Our Open Directory Master/PDC is a G5 Xserve with 2 GB RAM. We have
disabled offline folders on our XP clients. On the Xserve, we have
disabled roaming profiles, and have added 'socket options = TCP_NODELAY
SO_KEEPALIVE SO_RCVBUF=64240 SO_SNDBUF=64240 IPTOS_LOWDELAY' to the
[global] section of /etc/smb.conf . Additionally, we have doubled the
allowable thread count (to 128) for lookupd (Apple Kbase Article
107899). An /etc/netlogon/login.bat , defined in the Login Script: field
of Workgroup Manager mounts users' home directories: net use U:
\\c5\%UserName% .
The devil may be in the details here so here are a few questions:
a) how did you disable roaming profiles? (Apple doesn't make this easy)
b) Is the PDC also a WINS server? Do the clients point at it for WINS?
c) Do you have several login.bat files?
The one you show would only ever reference a server named 'c5'
>
Students home directories are stored on four other servers (~1 GHz Power
Mac G4s, >=1.5 GB RAM). Staff home directories are stored on three other
Xserves which serve home directories stored on a >1 TB Xserve RAID
array. All servers run 10.3.5, are 'Connected to a [Open] Directory
System' and are Windows 'Domain Member[s]'.
While we have nearly three thousand users defined in WM, only
twenty-five to fifty Windows users will ever be logged-in at one time.
The eight staff members do not suffer the same issues our students do.
Are all the home directory servers on the same nets?
Are any of them using multiple NICs?
>
At the beginning and end of each period, as students in our Windows labs
login and logout, our Open Directory Master (ODM)/PDC struggles as smbd
daemons are spawned for each login/logout. Through extensive testing, we
have discovered that the failure seems to occur between the hand-off of
students to/from the ODM/PDC to/from the home directory server. For a
while, we resolved the issue by restarting our ODM/PDC. Restarting
Windows services on either/both ODM/PDC or/and home directory server
does not resolve the failure. Only yesterday did we discover that by
restarting the home directory server the issue could (temporarily) be
overcome. So, as any more than five students simultaneously login to or
logout of any particular home server, Windows services on their home
directory server fails. Mac users (mounted over AFP) on failing home
directory servers are fine during these failures. Students and staff
with homes on other home directory servers are able to login/logout
during the failures of one or more home directory servers. The
connections pane in the Windows section of Server Admin will show an
"unknown" connection for each user during these failures.
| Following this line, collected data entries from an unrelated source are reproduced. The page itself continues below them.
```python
class Dec(nn.Module):

    def __init__(self, downsample=False, z_channel=64, _lib=None):
        super().__init__()
        if downsample or z_channel != 64:
            raise NotImplementedError('LEMO instantiates the smoothness decoder as Dec(downsample=False, z_channel=64)')
        for b in range(1, 6):
            setattr(self, f'dec_blc{b}', _DecBlockParams(DEC_IN[2 * b - 2], DEC_OUT[2 * b - 2]))
        self._lib_override, self._cache = _lib, {}

    def packed(self, device):
        ps = list(self.parameters())
        key = (str(device),) + tuple((p.data_ptr(), p._version) for p in ps)
        if self._cache.get('key') != key:
            sd = {k: v.detach().cpu().numpy().astype(np.float32) for k, v in self.state_dict().items()}
            t = lambda a: torch.from_numpy(np.ascontiguousarray(a, np.float32)).to(device)
            wt, wt2, bias = [], [], []
            for j, k in enumerate(dec_layer_keys()):
                w = sd[k + '.weight']
                assert w.shape == (DEC_IN[j], DEC_OUT[j], 3, 3), (k, w.shape)
                if j < 8:
                    wt.append(t(pack_conv3x3_bwd(w))); wt2.append(t(pack_conv3x3_bwd_gmajor(w)))
                else:
                    wt.append(t(w.reshape(DEC_IN[j], 9))); wt2.append(None)
                bias.append(t(sd[k + '.bias']))
            self._cache = dict(key=key, packs=(wt, wt2, bias))
        return self._cache['packs']

    def forward(self, z, input_size=None, s1=None, s2=None, s3=None, s4=None):
        assert z.dim() == 4 and z.shape[1] == 64, 'z: [bs, 64, H, W]'
        lib = self._lib_override or _hip.get_lib()
        z = z.detach().contiguous().float()
        _hip.check_device(lib, z)
        bs, _, H, W = z.shape
        dev = z.device
        s = lib.stream(dev)
        wt, wt2, bias = self.packed(dev)
        cur = [to_cg8p(z[b]) for b in range(bs)]
        for j in range(8):
            nxt = [cg8p_alloc(64, H, W, dev) for _ in range(bs)]
            for b in range(bs):
                lib.check(lib.conv3x3_mfma_lds(ptr(cur[b]), ptr(wt[j]), ptr(wt2[j]), ptr(bias[j]), None, ptr(nxt[b]), H, W,
                                               DEC_IN[j], DEC_OUT[j], 0, s), 'conv3x3_mfma_lds')
            cur = nxt
        u = torch.stack(cur)
        r1 = torch.zeros(bs, H + 2, W + 2, dtype=torch.float32, device=dev)
        rec = torch.zeros_like(r1)
        lib.check(lib.dec_end_fwd(ptr(u), u[0].numel(), ptr(wt[8]), ptr(bias[8]), ptr(wt[9]), ptr(bias[9]), ptr(r1), ptr(rec),
                                  bs, H, W, s), 'dec_end_fwd')
        return rec[:, 1:-1, 1:-1].unsqueeze(1).contiguous()
```

Baseline: 3217.

## Derive mid-layer f16 scale from weight L1 bound instead of block-wide max reduction

Replaces the post-activation block-wide absmax reduction (wave_max, shared-memory write, __syncthreads, and a read of 8 values) with an a-priori bound. The bound is the input absmax times the layer-A weight row L1 norm plus the max bias magnitude. The L1 bound is computed on the host and appended as a tail to the packed weight array. This removes one barrier and its reduction from the fused pair kernel, but the scale can be looser than the true max, which may cost f16 split precision in the intermediate activations.

```diff
diff --git a/lemo_amd/csrc/conv_pair_kernels.hip b/lemo_amd/csrc/conv_pair_kernels.hip
--- a/lemo_amd/csrc/conv_pair_kernels.hip
+++ b/lemo_amd/csrc/conv_pair_kernels.hip
@@ -12,7 +12,8 @@
 constexpr int CP_PL_MID = CP_NMIDP * 16, CP_GRP_MID = 2 * CP_PL_MID;
 constexpr int CP_MID_OFF = 8 * CP_GRP_IN;
 constexpr int CP_WMAX_OFF = CP_MID_OFF + 8 * CP_GRP_MID;
-constexpr int CP_SMEM = CP_WMAX_OFF + 3 * 8 * 4;
+constexpr int CP_SMEM = CP_WMAX_OFF + 2 * 8 * 4;
+constexpr int CP_WTAIL = 4 * 9 * 2 * 2 * 64;
 constexpr int CP_NSLOT = 4;
 static_assert(CP_MIDW == 16 && CP_NMID == 6 * 32 && CP_INW == CP_MIDP, "N-tiles = 2 rows x 16 columns on grids of row pitch 18");
 static_assert(4 * 2 * CP_NIN <= CP_NSLOT * 512 && CP_NOUT == 140, "staging slots");
@@ -190,6 +191,8 @@
 
   uint4 ra[CP_RA][2];
   pair_preload_a(ra, a.wA, kh, ch, lane);
+  const float l1A = __builtin_bit_cast(float, a.wA[CP_WTAIL].x);
+  float bmax = EPI == 0 ? fabsf(a.biasA[lane]) : 0.f;
 
   unsigned offB[CP_NSLOT];
   int dstB[CP_NSLOT];
@@ -215,6 +218,7 @@
     *reinterpret_cast<uint4*>(smem + CP_MID_OFF + pl * CP_PL_MID + ((rc >> 1) * CP_MIDP + (rc & 1) * (CP_MIDP - 1)) * 16) = make_uint4(0u, 0u, 0u, 0u);
   }
   float sc[2] = {1.f, 1.f}, sci[2] = {1.f, 1.f};
+  float min_;
   {
     float m = 0.f;
 #pragma unroll
@@ -226,6 +230,7 @@
 #pragma unroll
     for (int i = 0; i < 8; ++i) mm = fmaxf(mm, wmax[i]);
     f16_scale_for(mm, sc[0], sci[0]);
+    min_ = mm;
   }
 #pragma unroll
   for (int k = 0; k < CP_NSLOT; ++k) {
@@ -267,6 +272,7 @@
 #pragma unroll
           for (int i = 0; i < 8; ++i) mm = fmaxf(mm, wmax[8 + i]);
           f16_scale_after(mm, sc[0], sc[1], sci[1]);
+          min_ = fmaxf(min_, mm);
         }
 #pragma unroll
         for (int k = 0; k < CP_NSLOT; ++k) {
@@ -289,6 +295,9 @@
       });
   if (DBG) t_l1 = __builtin_amdgcn_s_memtime();
   pair_preload_a(ra, a.wB, kh, ch, lane);
+  float sm, smi;
+  if (EPI == 0) bmax = wave_max(bmax);
+  f16_scale_for(fmaf(min_, l1A, bmax), sm, smi);
   {
     const float f = sci[1] * a.winvA;
 #pragma unroll
@@ -329,7 +338,6 @@
     else pair_exchange<3, 0>(acc, v, red, red + 1536);
   }
   if (DBG) t_ex = __builtin_amdgcn_s_memtime();
-  float mloc = 0.f;
 #pragma unroll
   for (int i = 0; i < 6; ++i) {
     const bool in_i = i < 4 ? inimg0 : inimg1;
@@ -342,17 +350,6 @@
     }
     if (!in_i) r = make_float4(0.f, 0.f, 0.f, 0.f);
     v[i] = r;
-    mloc = absmax4(r, mloc);
-  }
-  mloc = wave_max(mloc);
-  if (lane == 0) wmax[16 + wave] = mloc;
-  __syncthreads();
-  float sm, smi;
-  {
-    float mm = 0.f;
-#pragma unroll
-    for (int i = 0; i < 8; ++i) mm = fmaxf(mm, wmax[16 + i]);
-    f16_scale_for(mm, sm, smi);
   }
   if (DBG) t_mx = __builtin_amdgcn_s_memtime();
 #pragma unroll
diff --git a/lemo_amd/priors.py b/lemo_amd/priors.py
--- a/lemo_amd/priors.py
+++ b/lemo_amd/priors.py
@@ -80,6 +80,27 @@
     return hi, lo, float(2.0 ** -k)
 
 
+def conv3x3_l1_bound(w: np.ndarray) -> np.float32:
+    v = float(np.abs(np.asarray(w, np.float64)).reshape(w.shape[0], -1).sum(1).max()) * (1.0 + 2.0 ** -10)
+    f = np.float32(v)
+    return f if float(f) >= v else np.nextafter(f, np.float32(np.inf))
+
+
+def pair_mid_bound_binades(x: torch.Tensor, mid: torch.Tensor, l1: float, bmax: float = 0.0) -> torch.Tensor:
+    TH, TW = 10, 14
+    H, W = x.shape[-2:]
+    nty, ntx = -(-H // TH), -(-W // TW)
+
+    def tile_max(a, halo):
+        a = a.abs().amax(0)[None, None].double()
+        a = torch.nn.functional.pad(a, (halo, (ntx - 1) * TW + TW + halo - W, halo, (nty - 1) * TH + TH + halo - H))
+        return torch.nn.functional.max_pool2d(a, (TH + 2 * halo, TW + 2 * halo), (TH, TW))[0, 0]
+    bound = (tile_max(x, 2).float() * np.float32(l1) + np.float32(bmax)).double()
+    m = tile_max(mid, 1)
+    keep = m > 0
+    return torch.floor(torch.log2(bound[keep])) - torch.floor(torch.log2(m[keep]))
+
+
 def pack_conv3x3_split_f16(w: np.ndarray):
     co, ci = w.shape[:2]
     assert ci % 16 == 0 and co % 32 == 0
@@ -87,7 +108,8 @@
     bits = np.stack([hi, lo], 0).view(np.uint16)
     t = bits.reshape(2, co // 32, 32, ci // 16, 2, 8, 9)
     t = t.transpose(3, 6, 1, 0, 4, 2, 5)
-    return np.ascontiguousarray(t).reshape(ci // 16, 9, co // 32, 2, 64, 8), winv
+    tail = np.array([conv3x3_l1_bound(w), 0, 0, 0], np.float32).view(np.uint16)
+    return np.concatenate([np.ascontiguousarray(t).reshape(-1), tail]), winv
 
 
 def pack_conv3x3_bwd_split_f16(w: np.ndarray):
```

Result: no change. 3231, median of 6 (+0.5%).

Students get
authenticated by the ODM/PDC, and students see a U: drive in Windows
Explorer; however, students are denied access to U: , even if they type
their username and password as Windows prompts for it (indicating a
failure of the home directory server).
The "unknown" connection is an anonymous guest connection done before
authentication has occurred (Apple specifies that the guest account
be called "unknown").
>
I am now trying to determine what happens between the hand-off to/from
the home directory server, for that seems to be the point of failure.
Has anyone any detailed knowledge of this process?
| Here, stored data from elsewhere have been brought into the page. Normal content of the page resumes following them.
# cchao0116/EasyDGL

Hardware: AMD Instinct MI355X
Metric: sequences/sec (fwd+bwd+Adam) B=512 L=100 d=128 |I|=20K (higher is better)
Workload: dtype bf16

## Files before the change

### easydgl_amd/_lib.py

```python
from __future__ import annotations

import ctypes
import os
from ctypes import c_char_p, c_float, c_int, c_int64, c_long, c_uint32, c_void_p

import torch

_HERE = os.path.dirname(os.path.abspath(__file__))
LIB_PATH = os.environ.get("EDGL_LIB_PATH") or os.path.join(_HERE, "libeasydgl_hip.so")

F32, BF16 = 0, 1
EPI_BIAS, EPI_GELU, EPI_SAVE_PRE, EPI_MUL_DGELU, EPI_ACCUM, EPI_OUT_F32, EPI_RELU = 1, 2, 4, 8, 16, 32, 64
MAU_CAUSAL, MAU_NO_DIAG, MAU_DIAG_ZERO = 1, 2, 4
MAU_NO_SKIP = 8
TATTN_CAUSAL = 1

P, I, F, L, U32, I64 = c_void_p, c_int, c_float, c_long, c_uint32, c_int64

SIGNATURES = {
    "edgl_last_error": (c_char_p, []),
    "edgl_version": (I, []),
    "edgl_profile_next": (I, [I, P, P]),
    "edgl_rng_advance": (I, [P, P]),
    "edgl_mask_random": (I, [P, I, I, I, I64, P, U32, P, P, P, P]),
    "edgl_mask_last": (I, [P, I, I, I64, P, P]),
    "edgl_encode_fwd": (I, [P, P, P, P, P, P, P, I, I, I, I, I, I64, F, F, P, U32, P, P, P, I, P]),
    "edgl_encode_bwd_workspace": (L, [I, I, I]),
    "edgl_encode_bwd": (I, [P, P, P, I, I, I, I, I, F, P, U32, P, P, P, P, I, P]),
    "edgl_encode_bwd_add": (I, [P, P, P, P, P, I, I, I, I, I, F, P, U32, P, P, P, P, I, P]),
    "edgl_encode_fwd_ct": (I, [P, P, P, P, P, P, P, I, I, I, I, I, I64, F, F, P, U32, P, P, P, I, I, I, P]),
    "edgl_encode_fwd_prep": (I, [P, P, P, P, P, P, P, I, I, I, I, I, I64, F, F, P, U32, P, P, P, I, I, P, I, P, P, P, P, P, P, I, P]),
    "edgl_encode_bwd_add_ct": (I, [P, P, P, P, P, I, I, I, I, I, F, P, U32, P, P, P, P, I, I, P]),
    "edgl_encode_bwd_label_fused": (I, [I, I]),
    "edgl_encode_bwd_add_label": (I, [P, P, P, P, P, I, I, I, I, I, F, P, U32, P, P, P, P, I, P, P, P, P, I, P, I, P]),
    "edgl_embed_pos_fwd": (I, [P, P, P, P, P, I, I, I, I, F, F, P, U32, P, P, P, I, P]),
    "edgl_embed_pos_bwd": (I, [P, P, I, I, I, I, F, P, U32, P, P, I, P]),
    "edgl_embed_pos_fwd_ct": (I, [P, P, P, P, P, I, I, I, I, F, F, P, U32, P, P, P, I, I, P]),
    "edgl_embed_pos_bwd_ct": (I, [P, P, I, I, I, I, F, P, U32, P, P, I, I, P]),
    "edgl_gemm": (I, [P, P, P, I, I, I, I, I, I, I, I, P, P, I, I, P, I, P]),
    "edgl_colsum": (I, [P, I, I, I, P, I, P, I, I, P]),
    "edgl_gemm_dw_workspace": (L, [I, I, I, I]),
    "edgl_gemm_dw": (I, [P, P, P, P, I, I, I, I, I, I, P, I, P]),
    "edgl_gemm_dw_defer": (I, [I, P]),
    "edgl_bimau_pack_bytes": (L, [I, I, I, I]),
    "edgl_bimau_pack": (I, [P, P, P, P, I, I, I, P, I, P]),
    "edgl_bimau_saved_bytes": (L, [I, I, I, I, I]),
    "edgl_bimau_mark_group": (I, [I, I, I]),
    "edgl_bimau_fwd": (I, [P, P, I, P, P, P, P, I, I, I, I, I, F, P, U32, P, P, P, I, I, P]),
    "edgl_bimau_fwd_zr": (I, [P, P, I, P, P, P, P, I, I, I, I, I, F, P, U32, P, P, P, P, I, I, P]),
    "edgl_bimau_dropbits_bytes": (L, [I, I, I]),
    "edgl_bimau_dropbits": (I, [I, I, I, F, P, U32, P, P]),
    "edgl_bimau_fwd_db": (I, [P, P, I, P, P, P, P, I, I, I, I, I, F, P, U32, P, F, P, P, P, P, I, I, P]),
    "edgl_bimau_bwd_db": (I, [P, P, P, P, P, P, P, P, P, I, I, I, I, I, F, P, U32, P, F, P, P, P, P, P, P, I, I, P]),
    "edgl_bimau_job_order": (I, [P, I, I, P, P]),
    "edgl_bimau_fwd_ord": (I, [P, P, I, P, P, P, P, I, I, I, I, I, F, P, U32, P, F, P, P, P, P, P, I, I, P]),
    "edgl_bimau_bwd_ord": (I, [P, P, P, P, P, P, P, P, I, P, F, P, P, P, I, I, I, I, I, F, P, U32, P, F, P, P, P, P, P, P, P, I, I, P]),
    "edgl_bimau_bwd_workspace": (L, [I, I, I, I, I, I]),
    "edgl_bimau_bwd": (I, [P, P, P, P, P, P, P, P, P, I, I, I, I, I, F, P, U32, P, P, P, P, P, P, I, I, P]),
    "edgl_add_layernorm_fwd": (I, [P, P, I, P, P, I, I, I, F, P, U32, P, I, P, P, I, P]),
    "edgl_add_layernorm_bwd": (I, [P, P, I, P, P, P, I, I, I, F, P, U32, P, I, P, P, P, P, P, P, I, P]),
    "edgl_add_layernorm_bwd_act": (I, [P, P, I, P, P, P, I, I, I, F, P, U32, P, I, P, P, P, P, P, P, P, I, P]),
    "edgl_add_layernorm_fwd_ct": (I, [P, P, I, P, P, I, I, I, F, P, U32, P, I, P, P, I, I, I, P]),
    "edgl_add_layernorm_bwd_act_ct": (I, [P, P, I, P, P, P, I, I, I, F, P, U32, P, I, P, P, P, P, P, P, P, I, I, I, P]),
    "edgl_score_chunks": (I, [I, I]),
    "edgl_compact_rows": (I, [P, P, I, I, P, P, P, P, P, I, P]),
    "edgl_compact_scan": (I, [P, I, P, P, P, P]),
    "edgl_compact_scan_labels": (I, [P, I, P, P, P, P, P]),
    "edgl_compact_gather": (I, [P, P, P, I, I, P, P, I, P]),
    "edgl_scatter_rows": (I, [P, P, I, I, P, I, P]),
    "edgl_score_lse_fwd": (I, [P, P, P, P, I, I, I, I, I, P, P, P, P, P, I, P]),
    "edgl_ce_loss_fwd": (I, [P, P, P, I, P, P, P]),
    "edgl_ce_loss_fwd_add": (I, [P, P, P, I, P, P, P, P, P]),
    "edgl_ce_loss_fwd_add_w": (I, [P, P, P, I, P, P, P, P, P, P]),
    "edgl_score_bwd_workspace": (L, [I, I, I, I, I]),
    "edgl_score_ce_bwd": (I, [P, P, P, P, P, P, P, I, I, I, I, I, P, P, P, P, P, I, P]),
    "edgl_score_flash_workspace": (L, [I, I, I, I, I]),
    "edgl_score_flash_fwd": (I, [P, P, P, P, I, I, I, I, I, P, P, P, P, I, P]),
    "edgl_score_prepare_table": (I, [P, I, I, I, I, I, P, I, P]),
    "edgl_score_flash_fwd_pre": (I, [P, P, P, P, I, I, I, I, I, P, P, P, P, I, I, P]),
    "edgl_score_flash_fwd_coef": (I, [P, P, P, P, I, I, I, P, P, P, P, P, I, P]),
    "edgl_score_flash_fwd_coef_w": (I, [P, P, P, P, I, I, I, P, P, P, P, P, P, I, P]),
    "edgl_score_flash_fwd_rows_w": (I, [P, P, P, P, I, I, I, P, P, P, P, P, P, P, P, I, P]),
    "edgl_score_ce_nparts": (I, [I, I]),
    "edgl_score_flash_fwd_rows_wp": (I, [P, P, P, P, I, I, I, P, P, P, P, P, P, P, P, P, I, P]),
    "edgl_ce_loss_parts": (I, [P, I, P, P, P, P, P]),
    "edgl_score_flash_bwd": (I, [P, P, P, P, P, P, P, I, I, I, I, I, P, P, P, P, P, I, P]),
    "edgl_score_flash_bwd_ex": (I, [P, P, P, P, P, P, P, I, I, I, I, I, P, P, P, P, P, I, I, P]),
    "edgl_score_flash_label_term": (I, [P, P, P, P, I, I, I, I, I, P, P, P, I, P]),
    "edgl_reduce_defer": (I, [I, P]),
    "edgl_reduce_flush": (I, [P]),
    "edgl_mask_topk": (I, [P, I, I, I, P, I, I, P, P, P]),
    "edgl_score_topk_fused_supported": (I, [I, I, I, I, I, I]),
    "edgl_score_topk_fused_workspace": (L, [I, I, I, I, I]),
    "edgl_score_topk_fused": (I, [P, P, P, P, I, I, I, I, I, I, I, P, P, P, I, P]),
    "edgl_topk_merge": (I, [P, P, I, I, I, P, P, P]),
    "edgl_rank_metrics": (I, [P, I, I, P, P, P]),
    "edgl_tpp_workspace": (I, []),
    "edgl_tpp_fwd": (I, [P, P, P, P, P, I, I, I, I, I, F, P, P, I, P]),
    "edgl_tpp_bwd": (I, [P, P, P, P, P, I, I, I, I, I, F, P, P, P, P]),
    "edgl_tpp_fwd_bwd": (I, [P, P, P, P, P, I, I, I, I, I, F, P, P, I, P, P]),
    "edgl_tpp_norm": (I, [P, P, I, I, I, P, P]),
    "edgl_tpp_fwd_bwd_ex": (I, [P, P, P, P, P, I, I, I, I, I, F, P, P, I, P, I, P]),
    "edgl_tpp_rows_workspace": (L, [I, I, I]),
    "edgl_tpp_fwd_bwd_rows": (I, [P, P, P, P, P, I, I, I, I, I, F, P, P, I, P, P]),
    "edgl_tpp_prep_bytes": (L, [I, I, I]),
    "edgl_tpp_prep": (I, [P, P, P, P, I, I, I, I, P, P]),
    "edgl_bimau_bwd_tpp": (I, [P, P, P, P, P, P, P, I, P, F, P, P, P, I, I, I, I, I, F, P, U32, P, F, P, P, P, P, P, P, I, I, P]),
# ... 130 lines not shown
```

### easydgl_amd/csrc/bimau_bwd_impl.h

```cpp
#pragma once
#include <algorithm>

#include "bimau_common.h"

#ifdef EDGL_PHASE_TIMING
extern __device__ unsigned long long g_phase_cycles[16];
#endif

namespace bimau {


constexpr int KY_ECH = 8;
constexpr int KY_NY = EP / KY_ECH;
constexpr int KY_BLOCKS = 384;

constexpr int WG_NJ64 = 4;
constexpr int big_nj(int dh) { return dh == 64 ? WG_NJ64 : 32 / (dh / 16); }
inline int big_row_splits(int dh, int E) {
    const int nc = big_nj(dh) * 16;
    const int groups = std::max(1, (dh * E + nc - 1) / nc);
    return std::max(16, 512 / groups);
}

struct WsLayout { size_t dz, dh, rowdot, dsc, wpart, total; };
inline WsLayout ws_layout(int B, int T_, int C, int H, int E) {
    const int dh = C / H;
    const bool big = dh >= 64;
    const size_t R = (size_t)B * H * T_;
    WsLayout w;
    size_t o = 0;
    auto take = [&](size_t bytes) { const size_t at = o; o += (bytes + 255) & ~(size_t)255; return at; };
    w.dz = take(R * EP * sizeof(float));
    w.dh = take((size_t)(big ? 1 : KY_NY) * R * dh * sizeof(float));
    w.rowdot = take(R * sizeof(float));
    w.dsc = take((size_t)B * H * EP * sizeof(float));
    w.wpart = take((size_t)(big ? big_row_splits(dh, E) : KY_BLOCKS) * ((size_t)(dh + 3) * dh * E + EP) * sizeof(float));
    w.total = o;
    return w;
}

struct BwdP {
    const void* qkvt; const int64_t* ids; const float* spans; const uint8_t* marks; const char* pack;
    const void* d_out; const float* d_lam_ext; const float* lam; const float* z; const void* hin;
    int B, T, C, H, E;
    float rate; const uint64_t* rng; uint32_t stream_id;
    void* d_qkvt;
    float* dz_ws; float* dh_ws; float* rowdot_ws; float* dsc_part; float* wpart;
    int waves;
    int flags;
    int noskip;
    const uint32_t* dbits;
    float qk_scale;
    const void* tpp_desc; int tpp_M; const float* tpp_sums; float tpp_coef;
    const int32_t* order;
    float* tpp_part;
};

template <typename T>
__device__ __forceinline__ void st_frag(T* dst, const f32x4& a) {
    Frag4<T> f = frag_from_acc<T>(a);
    if constexpr (sizeof(T) == 4) *reinterpret_cast<uint4*>(dst) = *reinterpret_cast<uint4*>(&f);
    else *reinterpret_cast<uint2*>(dst) = *reinterpret_cast<uint2*>(&f);
}
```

The "hand-off" is really just a separate share request which you're
generating out of the login.bat. It should be no different from
one entered via a commmandline.
If the students were authed by ODM/PDC then that should be accepted
by the Domain member servers without further prompting so I would
guess that something went wrong earlier with the auth. Did they
have you crank up the Samba log levels to get more detail? Do
the other Xserves show up in WGM's list of Windows Computers?
_______________________________________________
Do not post admin requests to the list. They will be ignored.
Macos-x-server mailing list (email@hidden)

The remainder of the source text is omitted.